Thank you so much I'm kinda special when it comes to finding this kinda stuff. No pics but I did notice Plumer's Alligator way back there.  He has a white marking on his chest that looks a lot like Dosia's also I saw some dogs around the same weight as him too. Now I know where the size comes from lol


----------



## CINCINNATIBULLIES (Jan 15, 2009)

would love to see dosia's whole ped. love those turtlebuster dogs!


----------



## Black Rabbit (Nov 14, 2009)

CINCINNATIBULLIES said:


> would love to see dosia's whole ped. love those turtlebuster dogs!


Me too, Dosia was rescued but we found his breeders.
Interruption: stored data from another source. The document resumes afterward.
#define QPL 2
__device__ __forceinline__ uint32_t bcnt_acc(uint32_t x, uint32_t acc)
{
    uint32_t r;
    asm("v_bcnt_u32_b32 %0, %1, %2" : "=v"(r) : "v"(x), "v"(acc));
    return r;
}
__device__ __forceinline__ uint32_t umed3(uint32_t a, uint32_t b, uint32_t c)
{
    uint32_t r;
    asm("v_med3_u32 %0, %1, %2, %3" : "=v"(r) : "v"(a), "v"(b), "v"(c));
    return r;
}
template <int T>
__device__ __forceinline__ void match_pair(const uint8_t* __restrict__ q, int nq, const uint8_t* __restrict__ t, int nt,
                                           double ratio, int cap, ssm_dmatch* __restrict__ out, int32_t* __restrict__ nout,
                                           int32_t* __restrict__ knn_idx, int32_t* __restrict__ knn_dist,
                                           int qb = 0, int qe = -1, int32_t* __restrict__ pend = nullptr, int role = 0)
{
    __shared__ uint4 tr[TCH * 2];
    __shared__ int wcnt[T / 64];
    __shared__ int base;
    const int tid = threadIdx.x, lane = tid & 63, wv = tid >> 6;
    if (qe < 0) qe = nq;
    if (tid == 0) base = role == 2 ? qb : 0;
    for (int q0 = qb; q0 < qe; q0 += T * QPL) {
        uint4 a[QPL], b[QPL]; uint32_t k0[QPL], k1[QPL];
#pragma unroll
        for (int u = 0; u < QPL; u++) {
// ... 90 lines not shown
__global__ void __launch_bounds__(MT / 2)
match_seq_kernel(const uint8_t* __restrict__ desc, const int32_t* __restrict__ nkp, int f0, int R, int hist, double ratio, int cap,
                 ssm_dmatch* __restrict__ out, int32_t* __restrict__ nout, int32_t* __restrict__ pend)
{
    const int f = f0 + blockIdx.y, r = blockIdx.x >> 1, half = blockIdx.x & 1;
    const int cur = hist + f, ref = cur - R + r;
    const int slot = f * R + r;
    const int nq = ref >= 0 ? nkp[ref] : -1, nt = nkp[cur];
    if (nq < 0 || nt < 2) { if (threadIdx.x == 0 && half == 0) nout[slot] = -1; return; }
    const int split = min(nq, (((nq + 1) >> 1) + 63) & ~63);
    match_pair<MT / 2>(desc + (size_t)ref * cap * 32, nq, desc + (size_t)cur * cap * 32, nt, ratio, cap,
                       out + (size_t)slot * cap, nout + slot, nullptr, nullptr, half ? split : 0, half ? nq : split, pend + blockIdx.y * R + r, half + 1);
}
hipError_t k_match_seq(const uint8_t* desc, const int32_t* nkp, int f0, int n, int R, int hist, double ratio, int cap,
                       ssm_dmatch* out, int32_t* nout, int32_t* pend, hipStream_t s)
{
    hipError_t e = hipMemsetAsync(pend, 0xFF, sizeof(int32_t) * (size_t)n * R, s);
    if (e != hipSuccess) return e;
    match_seq_kernel<<<dim3(2 * R, n), MT / 2, 0, s>>>(desc, nkp, f0, R, hist, ratio, cap, out, nout, pend);
    return hipGetLastError();
}

typedef int v4i __attribute__((ext_vector_type(4)));
typedef int v8i __attribute__((ext_vector_type(8)));
typedef float v16f __attribute__((ext_vector_type(16)));
typedef __attribute__((address_space(3))) void* lds_ptr_t;
#define MM_QB 256
#define MM_DB SSM_MATCH_DESC_BYTES
#define MM_KS 4
#define MM_TILE (32 * MM_DB)
#ifndef MM_ABLATE
#define MM_ABLATE 0
#endif

__global__ void __launch_bounds__(256)
match_expand_kernel(const uint8_t* __restrict__ desc, const int32_t* __restrict__ nkp, int row0, int cap, int capT,
                    uint8_t* __restrict__ eq, uint8_t* __restrict__ et)
{
    const int row = row0 + blockIdx.y;
    const int i = blockIdx.x * 256 + threadIdx.x;
    if (i >= capT * 8) return;
    const int r = i & 31, c = (i >> 5) & 7, d = (i >> 8) * 32 + r;
    uint32_t bits = 0;
    if (d < nkp[row]) bits = *reinterpret_cast<const uint32_t*>(desc + ((size_t)row * cap + d) * 32 + 4 * c);
    uint32_t q[4], t[4];
#pragma unroll
    for (int k = 0; k < 4; k++) {
        uint32_t v = (bits >> (8 * k)) & 255u;
        v = (v | (v << 12)) & 0x000F000Fu;
        v = (v | (v << 6)) & 0x03030303u;
        v = (v | (v << 3)) & 0x11111111u;
        q[k] = (v << 3) + 0x22222222u;
        t[k] = (v << 3) ^ 0xAAAAAAAAu;
    }
    const size_t o = (size_t)row * capT * MM_DB + (size_t)i * 16;
    *reinterpret_cast<uint4*>(eq + o) = make_uint4(q[0], q[1], q[2], q[3]);
    *reinterpret_cast<uint4*>(et + o) = make_uint4(t[0], t[1], t[2], t[3]);
}

__device__ __forceinline__ void mm_merge2(uint32_t& a0, uint32_t& a1, uint32_t b0, uint32_t b1)
{
    const uint32_t m = max(a0, b0);
    a0 = min(a0, b0);
    a1 = min(min(m, a1), b1);
}
__device__ __forceinline__ void mm_track(const v16f& acc, uint32_t t32, uint32_t& g0, uint32_t& g1)
{
    float l0 = __builtin_fminf(acc[0], acc[1]), l1 = __builtin_fmaxf(acc[0], acc[1]);
#pragma unroll
    for (int i = 2; i < 16; i++) { l1 = __builtin_amdgcn_fmed3f(acc[i], l0, l1); l0 = __builtin_fminf(acc[i], l0); }
    const uint32_t k0 = (uint32_t)l0, k1 = (uint32_t)l1;
    const uint32_t G0 = ((k0 >> 5) << 16) | ((k0 & 31u) | t32), G1 = ((k1 >> 5) << 16) | ((k1 & 31u) | t32);
    mm_merge2(g0, g1, G0, G1);
}

__global__ void __launch_bounds__(256, 2)
match_mfma_kernel(const uint8_t* __restrict__ eq, const uint8_t* __restrict__ et, const int32_t* __restrict__ nkp,
                  int f0, int n, int R, int hist, int capT, int qblocks, int frames_per_xcd, uint2* __restrict__ knn)
{
    __shared__ __attribute__((aligned(16))) uint4 ring0[MM_TILE / 16];
    __shared__ __attribute__((aligned(16))) uint4 ring1[MM_TILE / 16];
    __shared__ __attribute__((aligned(16))) uint4 ring2[MM_TILE / 16];
    __shared__ __attribute__((aligned(16))) uint4 ring3[MM_TILE / 16];
    const int Y = R * qblocks, xcd = blockIdx.x & 7, j = blockIdx.x >> 3;
    const int frame = xcd * frames_per_xcd + j / Y, y = j % Y;
    if (frame >= n) return;
    const int r = y / qblocks, qb = y - r * qblocks;
    const int f = f0 + frame, cur = hist + f, ref = cur - R + r;
    const int nq = ref >= 0 ? nkp[ref] : -1, nt = nkp[cur];
    if (nq < 0 || nt < 2 || qb * MM_QB >= nq) return;
    const int tid = threadIdx.x, lane = tid & 63, wv = tid >> 6, h = lane >> 5;
    const int q0 = qb * MM_QB + wv * 64;
    v4i b[2][MM_KS];
    {
        const uint4* qp = reinterpret_cast<const uint4*>(eq + ((size_t)ref * capT + q0) * MM_DB) + lane;
#pragma unroll
        for (int u = 0; u < 2; u++)
#pragma unroll
            for (int s = 0; s < MM_KS; s++) {
                uint4 v = make_uint4(0, 0, 0, 0);
                if (q0 + u * 32 < capT) v = qp[(u * MM_TILE + s * 1024) / 16];
                b[u][s] = v4i{(int)v.x, (int)v.y, (int)v.z, (int)v.w};
            }
    }
    v16f cc;
#pragma unroll
    for (int i = 0; i < 16; i++) cc[i] = (float)(4096 + (i & 3) + 8 * (i >> 2) + 4 * h);
    const int ntile = (nt + 31) >> 5;
    uint32_t g0[2] = {0xFFFFFFFFu, 0xFFFFFFFFu}, g1[2] = {0xFFFFFFFFu, 0xFFFFFFFFu};
    const auto rsT = __builtin_amdgcn_make_buffer_rsrc((void*)(et + (size_t)cur * capT * MM_DB), 0, (unsigned)capT * MM_DB, 0x00020000);
    const int wvu = __builtin_amdgcn_readfirstlane(wv);
    auto dma = [&](int T, uint4* ring) {
        if (MM_ABLATE & 4) return;
        const unsigned o = (unsigned)min(T, ntile - 1) * MM_TILE + (unsigned)(wvu * 64 + lane) * 16u;
        __builtin_amdgcn_raw_ptr_buffer_load_lds(rsT, (lds_ptr_t)&ring[wvu * 64], 16, o, 0, 0, 0);
    };
    auto frags = [&](const uint4* buf, v4i (&a)[MM_KS]) {
#pragma unroll
        for (int s = 0; s < MM_KS; s++) { const uint4 v = buf[s * 64 + lane]; a[s] = v4i{(int)v.x, (int)v.y, (int)v.z, (int)v.w}; }
    };
    auto mfma4 = [](const v4i& a, const v4i& bq, const v16f& c) {
        const v8i a8 = {a[0], a[1], a[2], a[3], 0, 0, 0, 0}, b8 = {bq[0], bq[1], bq[2], bq[3], 0, 0, 0, 0};
        return __builtin_amdgcn_mfma_scale_f32_32x32x64_f8f6f4(a8, b8, c, 4, 4, 0, 0x83838383, 0, 0x7F7F7F7F);
    };
    auto issue = [&](const v4i (&a)[MM_KS], v16f& x0, v16f& x1) {
        if (MM_ABLATE & 8) { x0 = cc; x1 = cc; for (int s = 0; s < MM_KS; s++) { x0[s] += (float)a[s][0]; x1[s] += (float)a[s][1]; } return; }
        x0 = mfma4(a[0], b[0][0], cc);
        x1 = mfma4(a[0], b[1][0], cc);
#pragma unroll
        for (int s = 1; s < MM_KS; s++) {
            x0 = mfma4(a[s], b[0][s], x0);
            x1 = mfma4(a[s], b[1][s], x1);
        }
    };
    auto interleave = [&]() {
#pragma unroll
        for (int i = 0; i < 2 * MM_KS; i++) { __builtin_amdgcn_sched_group_barrier(0x008, 1, 0); __builtin_amdgcn_sched_group_barrier(0x002, 12, 0); }
    };
    auto track = [&](const v16f& x0, const v16f& x1, int T) {
        if (MM_ABLATE & 1) { g0[0] = min(g0[0], __float_as_uint(x0[0])); g0[1] = min(g0[1], __float_as_uint(x1[0])); return; }
        mm_track(x0, (uint32_t)T << 5, g0[0], g1[0]); mm_track(x1, (uint32_t)T << 5, g0[1], g1[1]);
    };
    auto track_last = [&](v16f x0, v16f x1, int T) {
        const int valid = nt - T * 32;
#pragma unroll
        for (int i = 0; i < 16; i++) if ((i & 3) + 8 * (i >> 2) + 4 * h >= valid) { x0[i] = 1048576.0f; x1[i] = 1048576.0f; }
        track(x0, x1, T);
    };
#define MM_STEP(T_, rd_, wr_, acur, anxt, xn0, xn1, TRACK) { \
        __builtin_amdgcn_s_waitcnt((MM_ABLATE & 4) ? 0x007F : 0x0072);     \
        if (!(MM_ABLATE & 2)) __builtin_amdgcn_s_barrier();               \
        frags(rd_, anxt); \
        dma((T_) + 4, wr_); \
        __builtin_amdgcn_sched_barrier(0); \
        issue(acur, xn0, xn1); TRACK; interleave(); \
        __builtin_amdgcn_sched_barrier(0); }
    v16f A0, A1, B0, B1;
    v4i aA[MM_KS], aB[MM_KS];
    dma(0, ring0); dma(1, ring1); dma(2, ring2); dma(3, ring3);
    if (!(MM_ABLATE & 4)) __builtin_amdgcn_s_waitcnt(0x0F73);
    if (!(MM_ABLATE & 2)) __builtin_amdgcn_s_barrier();
    frags(ring0, aA);
    MM_STEP(0, ring1, ring0, aA, aB, A0, A1, (void)0)
    int T = 1;
    for (; T + 3 < ntile; T += 4) {
        MM_STEP(T, ring2, ring1, aB, aA, B0, B1, track(A0, A1, T - 1))
        MM_STEP(T + 1, ring3, ring2, aA, aB, A0, A1, track(B0, B1, T))
        MM_STEP(T + 2, ring0, ring3, aB, aA, B0, B1, track(A0, A1, T + 1))
        MM_STEP(T + 3, ring1, ring0, aA, aB, A0, A1, track(B0, B1, T + 2))
    }
    if (T < ntile) MM_STEP(T, ring2, ring1, aB, aA, B0, B1, track(A0, A1, T - 1))
    if (T + 1 < ntile) MM_STEP(T + 1, ring3, ring2, aA, aB, A0, A1, track(B0, B1, T))
    if (T + 2 < ntile) MM_STEP(T + 2, ring0, ring3, aB, aA, B0, B1, track(A0, A1, T + 1))
#undef MM_STEP
    if ((ntile - 1) & 1) track_last(B0, B1, ntile - 1); else track_last(A0, A1, ntile - 1);
    __builtin_amdgcn_s_waitcnt(0x0070);
#pragma unroll
    for (int u = 0; u < 2; u++) {
        const uint32_t o0 = __shfl_xor(g0[u], 32), o1 = __shfl_xor(g1[u], 32);
        const uint32_t m = max(g0[u], o0);
        g0[u] = min(g0[u], o0);
        g1[u] = min(min(m, g1[u]), o1);
    }
    const uint32_t k0 = h ? g0[1] : g0[0], k1 = h ? g1[1] : g1[0];
    const int qi = q0 + lane;
    const int slot = f * R + r;
    if (qi < nq) knn[(size_t)slot * capT + qi] = make_uint2(k0, k1);
}
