class _DiagLogProb(torch.autograd.Function):

    @staticmethod
    def forward(ctx, value, loc, log_std):
        inv_std = torch.exp(-log_std)
        z = (value - loc) * inv_std
        ctx.save_for_backward(z, inv_std)
        const = log_std.sum() + 0.5 * log_std.shape[-1] * math.log(2.0 * math.pi)
        return (z * z).sum(1, keepdim=True).mul_(-0.5).sub_(const)

    @staticmethod
    def backward(ctx, g):
        z, inv_std = ctx.saved_tensors
        d_loc = d_ls = None
        if ctx.needs_input_grad[1]:
            d_loc = (z * inv_std).mul_(g)
        if ctx.needs_input_grad[2]:
            d_ls = ((z * z - 1.0) * g).sum(0, keepdim=True)
        d_val = None
        if ctx.needs_input_grad[0]:
            d_val = -((z * inv_std) * g)
        return d_val, d_loc, d_ls


class DiagGaussian(torch.distributions.Normal):

    def __init__(self, loc, scale, log_std_row=None):
        super().__init__(loc, scale, validate_args=False)
        self._log_std_row = log_std_row

    def kl(self):
        mu0, s0 = self.loc.detach(), self.scale.detach()
        ls1 = self.scale.log()
        out = ls1 - ls1.detach() + (s0.pow(2) + (mu0 - self.loc).pow(2)) / (2.0 * self.scale.pow(2)) - 0.5
        return out.sum(1, keepdim=True)

    def log_prob(self, value):
        if self._log_std_row is not None and value.dim() == 2:
            return _DiagLogProb.apply(value, self.loc, self._log_std_row)
        return super().log_prob(value).sum(1, keepdim=True)

    def mean_sample(self):
        return self.loc


class Policy(nn.Module):
    def select_action(self, x, mean_action=False):
        dist = self.forward(x)
        return dist.mean_sample() if mean_action else dist.sample()

    def get_kl(self, x):
        return self.forward(x).kl()

    def get_log_prob(self, x, action):
        return self.forward(x).log_prob(action)


class PolicyGaussian(Policy):
    def __init__(self, net, action_dim, net_out_dim=None, log_std=0, fix_std=False):
        super().__init__()
        self.type = "gaussian"
        self.net = net
        self.action_mean = nn.Linear(net.out_dim if net_out_dim is None else net_out_dim, action_dim)
        with torch.no_grad():
            self.action_mean.weight.mul_(0.1)
            self.action_mean.bias.zero_()
        self.action_log_std = nn.Parameter(torch.full((1, action_dim), float(log_std)), requires_grad=not fix_std)

    def mean_std(self, x):
        if _gemm.mlp_head_available(x, getattr(self.net, "affine_layers", ()), self.action_mean, getattr(self.net, "activation", None)):
            if isinstance(x, _gemm.GatheredInput):
                mean = _gemm.gather_mlp_head(x, self.net.affine_layers, self.action_mean)
            else:
                mean = _gemm.mlp_head(x, self.net.affine_layers, self.action_mean, getattr(x, "_egp_ctx_cols", None))
        else:
            if isinstance(x, _gemm.GatheredInput):
                x = x.materialize()
            x, n = bucket_rows(x)
            mean = self.action_mean(self.net(x))
            if n is not None:
                mean = mean[:n]
        return mean, torch.exp(self.action_log_std).expand_as(mean)

    def forward(self, x):
        mean, std = self.mean_std(x)
        return DiagGaussian(mean, std, self.action_log_std if self.action_log_std.dim() == 2 and self.action_log_std.shape[0] == 1 else None)

    def get_fim(self, x):
        mean, _ = self.mean_std(x)
        cov_inv = self.action_log_std.exp().pow(-2).squeeze(0).repeat(x.size(0))
        offset, std_id, std_index = 0, 0, 0
        for i, (name, p) in enumerate(self.named_parameters()):
            if name == "action_log_std":
                std_id, std_index = i, offset
            offset += p.numel()
        return cov_inv.detach(), mean, {"std_id": std_id, "std_index": std_index}


class Value(nn.Module):
    def __init__(self, net, net_out_dim=None):
        super().__init__()
        self.net = net
        self.value_head = nn.Linear(net.out_dim if net_out_dim is None else net_out_dim, 1)
        with torch.no_grad():
            self.value_head.weight.mul_(0.1)
            self.value_head.bias.zero_()

    def forward(self, x):
        if _gemm.mlp_head_available(x, getattr(self.net, "affine_layers", ()), self.value_head, getattr(self.net, "activation", None)):
            if isinstance(x, _gemm.GatheredInput):
                return _gemm.gather_mlp_head(x, self.net.affine_layers, self.value_head)
            return _gemm.mlp_head(x, self.net.affine_layers, self.value_head, getattr(x, "_egp_ctx_cols", None))
        if isinstance(x, _gemm.GatheredInput):
            x = x.materialize()
        x, n = bucket_rows(x)
        out = self.value_head(self.net(x))
        return out if n is None else out[:n]


def _lstm_sweep(cell: nn.LSTMCell, x, reverse):
    T, B, _ = x.shape
    H = cell.hidden_size
    if _LSTM_IMPL != "torch" and _hip_lstm.available(x, cell):
        return _hip_lstm.lstm_direction(cell, x.contiguous(), reverse)
    fused_ok = x.is_cuda and x.dtype in (torch.float32, torch.float16, torch.bfloat16)
    if fused_ok:
        h0 = x.new_zeros(1, B, H)
        xs = x.flip(0) if reverse else x
        out, _, _ = torch._VF.lstm(xs, (h0, h0), [cell.weight_ih, cell.weight_hh, cell.bias_ih, cell.bias_hh],
                                   True, 1, 0.0, cell.training, False, False)
        return out.flip(0) if reverse else out
    gates_x = torch.addmm(cell.bias_ih + cell.bias_hh, x.reshape(T * B, -1), cell.weight_ih.t()).view(T, B, 4 * H)
    w_hh_t = cell.weight_hh.t()
    h = x.new_zeros(B, H)
    c = x.new_zeros(B, H)
    outs = [None] * T
    for t in (range(T - 1, -1, -1) if reverse else range(T)):
        g = torch.addmm(gates_x[t], h, w_hh_t)
        i, f, gg, o = g.chunk(4, dim=1)
        c = torch.sigmoid(f) * c + torch.sigmoid(i) * torch.tanh(gg)
        h = torch.sigmoid(o) * torch.tanh(c)
        outs[t] = h
    return torch.stack(outs, 0)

Unfortunatly his first owner has his ped so I'm getting info from the breeders to see what the ped actually looks like. They got Bossy (Dosia's mom) when she was prego cause the kennel owner, his dad, passed away so he was taking over for his dad. I'm not sure if they are going to be breeding any more. They haven't had any litters after Dosia's. I guess the dad lived in Southern CA and had been breeding for a long time. They said he was in his 70's and still running and training the dogs himself. Very sad that he passed away and hopefully when the time s right they will continue on with what their dad started.


----------